2. compositions according to claim 1, is characterized in that, is prepared from as crude drug by the Chinese medicine of following weight proportion:
。
3. compositions according to claim 1, is characterized in that, is prepared from as crude drug by the Chinese medicine of following weight proportion:
。
4. compositions according to claim 1, is characterized in that, is prepared from as crude drug by the Chinese medicine of following weight proportion:
。
5. compositions according to claim 1, it is characterized in that, by raw material of Chinese medicine is processed through extraction or other modes, make pharmaceutically active substance, subsequently, taking this material as raw material, while needs, add medicine acceptable carrier, make according to the routine techniques of galenic pharmacy, wherein pharmaceutically active substance, in preparation, shared percentage by weight is 0.1-99.9%, and all the other are medicine acceptable carrier.
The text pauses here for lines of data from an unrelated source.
static EncodeTiledFn get_encode() {
  static EncodeTiledFn fn = nullptr;
// ... 257 lines not shown
  uint64_t* a_full = bars;
  uint64_t* a_empty = a_full + SA;
  uint64_t* b_full = a_empty + SA;
  uint64_t* t_full = b_full + 1;
  uint64_t* t_empty = t_full + ACC;
  uint64_t* op_full = t_empty + ACC;
  uint64_t* op_empty = op_full + 2;
  uint64_t* c1_full = op_empty + 2;
  uint64_t* c1_empty = c1_full + 2;
  uint32_t* tmem_slot = reinterpret_cast<uint32_t*>(c1_empty + 2);

  const int warp = threadIdx.x >> 5, lane = threadIdx.x & 31;
  const uint32_t rank = cluster_ctarank();
  const bool leader = rank == 0;
  const int pr_cta = blockIdx.x >> 1, npairs = gridDim.x >> 1;
  const int items = (p.num_tiles + 1) / 2;

  if (threadIdx.x < 64) {
    s_scale[threadIdx.x] = 0.25f * p.scale[threadIdx.x];
    s_shift[threadIdx.x] = 0.25f * p.shift[threadIdx.x];
    s_shift1[threadIdx.x] = p.shift1[threadIdx.x];
  }
  if (threadIdx.x >= 64 && threadIdx.x < 96) {
    const int r = threadIdx.x - 64, ch = static_cast<int>(rank) * 32 + r;
    uint32_t hi[8], lo[8];
#pragma unroll
    for (int t = 0; t < 8; ++t) {
      const float v0 = (2 * t < 9) ? p.w1[ch * 9 + 2 * t] : 0.0f;
      const float v1 = (2 * t + 1 < 9) ? p.w1[ch * 9 + 2 * t + 1] : (2 * t + 1 == 9 ? p.shift1[ch] : 0.0f);
      const __half h0 = __float2half_rn(v0), h1 = __float2half_rn(v1);
      const __half l0 = __float2half_rn(v0 - __half2float(h0)), l1 = __float2half_rn(v1 - __half2float(h1));
      hi[t] = static_cast<uint32_t>(__half_as_ushort(h0)) | (static_cast<uint32_t>(__half_as_ushort(h1)) << 16);
      lo[t] = static_cast<uint32_t>(__half_as_ushort(l0)) | (static_cast<uint32_t>(__half_as_ushort(l1)) << 16);
    }
    const int sw = (r >> 2) & 1;
    *reinterpret_cast<uint4*>(s_b1 + r * 32 + ((0 ^ sw) << 4)) = make_uint4(hi[0], hi[1], hi[2], hi[3]);
    *reinterpret_cast<uint4*>(s_b1 + r * 32 + ((1 ^ sw) << 4)) = make_uint4(hi[4], hi[0], hi[1], hi[2]);
    *reinterpret_cast<uint4*>(s_b1 + 1024 + r * 32 + ((0 ^ sw) << 4)) = make_uint4(hi[3], hi[4] & 0xFFFFu, lo[0], lo[1]);
    *reinterpret_cast<uint4*>(s_b1 + 1024 + r * 32 + ((1 ^ sw) << 4)) = make_uint4(lo[2], lo[3], lo[4], 0u);
  }
  if (warp == 0 && lane == 0) {
    tma_prefetch_desc(&tmB);
    for (int i = 0; i < SA; ++i) { mbar_init(&a_full[i], 8); mbar_init(&a_empty[i], 1); }
    mbar_init(b_full, 1);
    for (int i = 0; i < ACC; ++i) { mbar_init(&t_full[i], 1); mbar_init(&t_empty[i], 16); }
    for (int i = 0; i < 2; ++i) {
      mbar_init(&op_full[i], 8); mbar_init(&op_empty[i], 1);
      mbar_init(&c1_full[i], 1); mbar_init(&c1_empty[i], 8);
    }
    fence_barrier_init();
  }
  if (warp == 1) {
    tmem_alloc2(tmem_slot, 512);
    tmem_relinquish2();
  }
  fence_proxy_async_smem();
  tc_fence_before();
  __syncthreads();
  cluster_sync_all();
  tc_fence_after();
  const uint32_t tmem_base = *tmem_slot;

  auto tile_coords = [&](int tile, int& n, int& h0, int& w0) {
    const int per_img = p.tiles_h * p.tiles_w;
    n = fast_div(tile, p.magic_img);
    const int rem = tile - n * per_img;
    const int th = fast_div(rem, p.magic_w);
    h0 = th * 16;
    w0 = (rem - th * p.tiles_w) * 8;
  };

  if (warp < EPI_WARP0) setmaxnreg_dec<REG_CTRL>();
  if (warp >= PROD_WARP0) setmaxnreg_inc<REG_PROD>();

  if (warp == 0) {
    if (elect_one()) {
      const uint32_t bfull_leader = map_to_cta(b_full, 0);
      if (leader) mbar_expect_tx(b_full, 2 * B2_BYTES);
      for (int tap = 0; tap < 9; ++tap)
        tma_load_2d_2sm(smem_b + tap * B2_HALF, &tmB, bfull_leader, tap * 64, static_cast<int>(rank) * 32);
    }
  } else if (warp == 1) {
    if (leader && elect_one()) {
      constexpr uint32_t idesc2 = umma_idesc_f16(Elem16<T>::kFmt, 256, 64);
      constexpr uint32_t idesc1 = umma_idesc_f16(0, 256, 64);
      constexpr uint32_t a_hi = desc_hi_sw128(1280), b_hi = desc_hi_sw128(1024), d32 = desc_hi_sw32(256);
      const uint32_t a_lo0 = desc_lo(smem_u32(smem_a)), b_lo0 = desc_lo(smem_u32(smem_b));
      const uint32_t op_lo0 = desc_lo(smem_u32(s_op)), b1_hi_lo = desc_lo(smem_u32(s_b1)),
                     b1_lo_lo = desc_lo(smem_u32(s_b1 + 1024));
      mbar_wait(b_full, 0);
      tc_fence_after();
      const int n_local = (items - pr_cta + npairs - 1) / npairs;
      auto conv1 = [&](int j) {
        const int st = j & 1, ph = (j >> 1) & 1;
        mbar_wait_cluster(&op_full[st], ph);
        C1_STAMP(0, j, 0);
        mbar_wait_cluster(&c1_empty[st], ph ^ 1);
        C1_STAMP(0, j, 1);
        tc_fence_after();
        const uint32_t a_h = op_lo0 + st * (OP_STAGE >> 4), a_l = a_h + (8192 >> 4);
#pragma unroll
        for (int mt = 0; mt < 2; ++mt) {
          const uint32_t d = tmem_base + C1_COL0 + st * 128 + mt * 64;
          const uint32_t mo = mt * (4096 >> 4);
          umma_f16_2sm(d, desc_join(a_h + mo, d32), desc_join(b1_hi_lo, d32), idesc1, 0u);
          umma_f16_2sm(d, desc_join(a_l + mo, d32), desc_join(b1_lo_lo, d32), idesc1, 1u);
        }
        umma_commit_2sm(&c1_full[st], 3);
        umma_commit_2sm(&op_empty[st], 3);
      };
      uint32_t sa = 0, pa = 0, acc = 0, pacc = 0;
      if (n_local > 0) conv1(0);
      for (int i = 0; i < n_local; ++i) {
        if (i + 1 < n_local) conv1(i + 1);
        mbar_wait(&t_empty[acc], pacc ^ 1);
        C1_STAMP(0, i, 2);
        mbar_wait_cluster(&a_full[sa], pa);
        C1_STAMP(0, i, 3);
        tc_fence_after();
        const uint32_t d_base = tmem_base + acc * 64;
        const uint32_t a_lo = a_lo0 + sa * (kPatchStride >> 4);
#pragma unroll 1
        for (int tr = 0; tr < 3; ++tr) {
#pragma unroll 1
          for (int tc = 0; tc < 3; ++tc) {
            const uint32_t b_lo = b_lo0 + (tr * 3 + tc) * (B2_HALF >> 4);
            const uint32_t tap_off = (tr * 10 + tc) * 8;
#pragma unroll
            for (int k = 0; k < 4; ++k)
              umma_f16_2sm(d_base, desc_join(a_lo + tap_off + k * 2, a_hi), desc_join(b_lo + k * 2, b_hi), idesc2,
                           (tr | tc | k) ? 1u : 0u);
          }
        }
        umma_commit_2sm(&a_empty[sa], 3);
        umma_commit_2sm(&t_full[acc], 3);
        C1_STAMP(0, i, 4);
        if (++sa == SA) { sa = 0; pa ^= 1; }
        if (++acc == ACC) { acc = 0; pacc ^= 1; }
      }
    }
  } else if (warp < EPI_WARP0) {
  } else if (warp < PROD_WARP0) {
    const int quarter = warp & 3;
    const int chalf = (warp - EPI_WARP0) >> 2;
    uint32_t acc = 0, pacc = 0;
    int li = 0;
    (void)li;
    for (int w = pr_cta; w < items; w += npairs, ++li) {
      mbar_wait(&t_full[acc], pacc);
      if (warp == EPI_WARP0 && lane == 0) C1_STAMP(1, li, 0);
      tc_fence_after();
      const int tile = w * 2 + static_cast<int>(rank);
      const bool tile_ok = tile < p.num_tiles;
      int n, h0, w0;
      tile_coords(tile, n, h0, w0);
      const uint32_t taddr = tmem_base + acc * 64 + chalf * 32 + (static_cast<uint32_t>(quarter * 32) << 16);
      conv_epilogue_tile<T, 64, true, EPI_POOL>(taddr, chalf, warp, lane, s_scale, s_shift, 0, tile, tile_ok, n, h0, w0,
                                                p, nullptr, nullptr);
      tc_fence_before();
      __syncwarp();
      if (lane == 0) mbar_arrive_remote_light(&t_empty[acc], 0);
      if (warp == EPI_WARP0 && lane == 0) C1_STAMP(1, li, 1);
      if (++acc == ACC) { acc = 0; pacc ^= 1; }
    }
  } else {
    const int m_tm = (warp & 3) * 32 + lane;
    int prr[2], prc[2];
#pragma unroll
    for (int mt = 0; mt < 2; ++mt) {
      const int pr = mt * 128 + m_tm;
      prr[mt] = pr / 10;
      prc[mt] = pr - prr[mt] * 10;
    }
    const int grp = (warp - PROD_WARP0) >> 2;
    const int ptid = ((warp - PROD_WARP0) & 3) * 32 + lane;
    auto gather = [&](int tile, float (&g)[2]) {
      int n, h0, w0;
      tile_coords(tile, n, h0, w0);
      const bool tv = tile < p.num_tiles;
      const float* xn = p.x1 + static_cast<size_t>(n) * p.H * p.W;
#pragma unroll
      for (int k = 0; k < 2; ++k) {
        const int e = ptid + 128 * k;
        const int er = e / 12, ec = e - er * 12;
        const int hh = h0 - 2 + er, ww = w0 - 2 + ec;
        g[k] = (tv && e < 240 && hh >= 0 && hh < p.H && ww >= 0 && ww < p.W) ? __ldg(xn + hh * p.W + ww) : 0.0f;
      }
    };
    auto build = [&](int j, int tile, const float (&g)[2]) {
      const int st = j & 1, ph = (j >> 1) & 1;
      float* win = s_win + st * 256;
      if (ptid == 0) C1_STAMP(2, j, 0);
      win[ptid] = g[0];
      if (ptid < 112) win[128 + ptid] = g[1];
      int n, h0, w0;
      tile_coords(tile, n, h0, w0);
      const bool tv = tile < p.num_tiles;
      if (grp == 0) named_bar_sync(2, 128); else named_bar_sync(3, 128);
      if (ptid == 0) C1_STAMP(2, j, 1);
      mbar_wait(&op_empty[st], ph ^ 1);
      if (ptid == 0) C1_STAMP(2, j, 2);
      uint8_t* hi_base = s_op + st * OP_STAGE;
#pragma unroll
      for (int mt = 0; mt < 2; ++mt) {
        const int row = mt * 128 + m_tm;
        const int ph_ = h0 - 1 + prr[mt], pw_ = w0 - 1 + prc[mt];
        const bool rowv = tv && row < 180 && ph_ >= 0 && ph_ < p.H && pw_ >= 0 && pw_ < p.W;
        float in[10];
#pragma unroll
        for (int dr = 0; dr < 3; ++dr)
#pragma unroll
          for (int dc = 0; dc < 3; ++dc)
            in[dr * 3 + dc] = (rowv) ? win[(prr[mt] + dr) * 12 + prc[mt] + dc] : 0.0f;
        in[9] = rowv ? 1.0f : 0.0f;
        uint32_t hi[5], lo[5];
#pragma unroll
        for (int t = 0; t < 5; ++t) {
          const __half2 h = __floats2half2_rn(in[2 * t], in[2 * t + 1]);
          const float2 hf = __half22float2(h);
          const __half2 l = __floats2half2_rn(in[2 * t] - hf.x, in[2 * t + 1] - hf.y);
          hi[t] = *reinterpret_cast<const uint32_t*>(&h);
          lo[t] = *reinterpret_cast<const uint32_t*>(&l);
        }
        const int sw = (row >> 2) & 1;
        uint8_t* rp = hi_base + row * 32;
        *reinterpret_cast<uint4*>(rp + ((0 ^ sw) << 4)) = make_uint4(hi[0], hi[1], hi[2], hi[3]);
        *reinterpret_cast<uint4*>(rp + ((1 ^ sw) << 4)) = make_uint4(hi[4], lo[0], lo[1], lo[2]);
        *reinterpret_cast<uint4*>(rp + 8192 + ((0 ^ sw) << 4)) = make_uint4(lo[3], lo[4], hi[0], hi[1]);
        *reinterpret_cast<uint4*>(rp + 8192 + ((1 ^ sw) << 4)) = make_uint4(hi[2], hi[3], hi[4], 0u);
      }
      fence_proxy_async_smem();
      __syncwarp();
      if (lane == 0) mbar_arrive_remote_light(&op_full[st], 0);
      if (ptid == 0) C1_STAMP(2, j, 3);
    };
    auto drain = [&](int j, int tile) {
      const uint32_t sa = static_cast<uint32_t>(j) % SA, pa = (static_cast<uint32_t>(j) / SA) & 1;
      const int st = j & 1, ph = (j >> 1) & 1;
      (void)tile;
      if (ptid == 0) C1_STAMP(2, j, 4);
      mbar_wait(&c1_full[st], ph);
      if (ptid == 0) C1_STAMP(2, j, 5);
      mbar_wait(&a_empty[sa], pa ^ 1);
      if (ptid == 0) C1_STAMP(2, j, 6);
      tc_fence_after();
      uint8_t* patch = smem_a + sa * kPatchStride;
#pragma unroll
      for (int mt = 0; mt < 2; ++mt) {
        uint32_t r[4][16];
        const uint32_t taddr = tmem_base + C1_COL0 + st * 128 + mt * 64 + (static_cast<uint32_t>((warp & 3) * 32) << 16);
#pragma unroll
        for (int u = 0; u < 4; ++u) tmem_ld16(taddr + u * 16, r[u]);
        tmem_ld_wait();
        const int pr = mt * 128 + m_tm;
        if (pr < 180) {
          uint8_t* rowp = patch + pr * 128;
#pragma unroll
          for (int u = 0; u < 4; ++u) {
            uint32_t pk[8];
#pragma unroll
            for (int q = 0; q < 8; ++q)
              pk[q] = Elem16<T>::pack2_relu(__uint_as_float(r[u][2 * q]), __uint_as_float(r[u][2 * q + 1]));
            *reinterpret_cast<uint4*>(rowp + (((2 * u) ^ (pr & 7)) << 4)) = make_uint4(pk[0], pk[1], pk[2], pk[3]);
            *reinterpret_cast<uint4*>(rowp + (((2 * u + 1) ^ (pr & 7)) << 4)) = make_uint4(pk[4], pk[5], pk[6], pk[7]);
          }
        }
      }
      fence_proxy_async_smem();
      tc_fence_before();
      __syncwarp();
      if (lane == 0) {
        mbar_arrive_remote_light(&a_full[sa], 0);
        mbar_arrive_remote_light(&c1_empty[st], 0);
      }
      if (ptid == 0) C1_STAMP(2, j, 7);
    };
    float nin[2];
    auto tile_of = [&](int jj) { return (pr_cta + jj * npairs) * 2 + static_cast<int>(rank); };
    auto has = [&](int jj) { return pr_cta + jj * npairs < items; };
    int j = grp;
    if (has(j)) {
      gather(tile_of(j), nin);
      build(j, tile_of(j), nin);
      if (has(j + PG)) gather(tile_of(j + PG), nin);
    }
    for (; has(j); j += PG) {
      drain(j, tile_of(j));
      if (has(j + PG)) {
        build(j + PG, tile_of(j + PG), nin);
        if (has(j + 2 * PG)) gather(tile_of(j + 2 * PG), nin);
      }
    }
  }

  tc_fence_before();
  __syncthreads();
  cluster_sync_all();
  if (warp == 1) {
    tc_fence_after();
    tmem_dealloc2(tmem_base, 512);
  }
}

6. compositions according to claim 1, it is characterized in that, be any pharmaceutically useful dosage form, be selected from tablet, capsule, oral liquid, suck agent, granule, pill, powder, unguentum, sublimed preparation, suspensoid, powder, injection, suppository, spray, drop, drop pill, patch.
7. the preparation method of compositions claimed in claim 1, is characterized in that, process following steps:
Get Radix Ginseng, with ethanol extraction, extracting solution filters, the concentrated panaxynol extracted extract that obtains of filtrate, and medicine residues of Radix Ginseng and all the other flavour of a drug merge, and decoct with water, and decocting liquid filters, and filtrate is concentrated obtains the water extracted immersing paste, merges two kinds of extractum, obtains pharmaceutically active substance of the present invention.This pharmaceutically active substance separately or mix with medicine acceptable carrier, is made Chinese medicine preparation compositions of the present invention according to galenic pharmacy routine techniques.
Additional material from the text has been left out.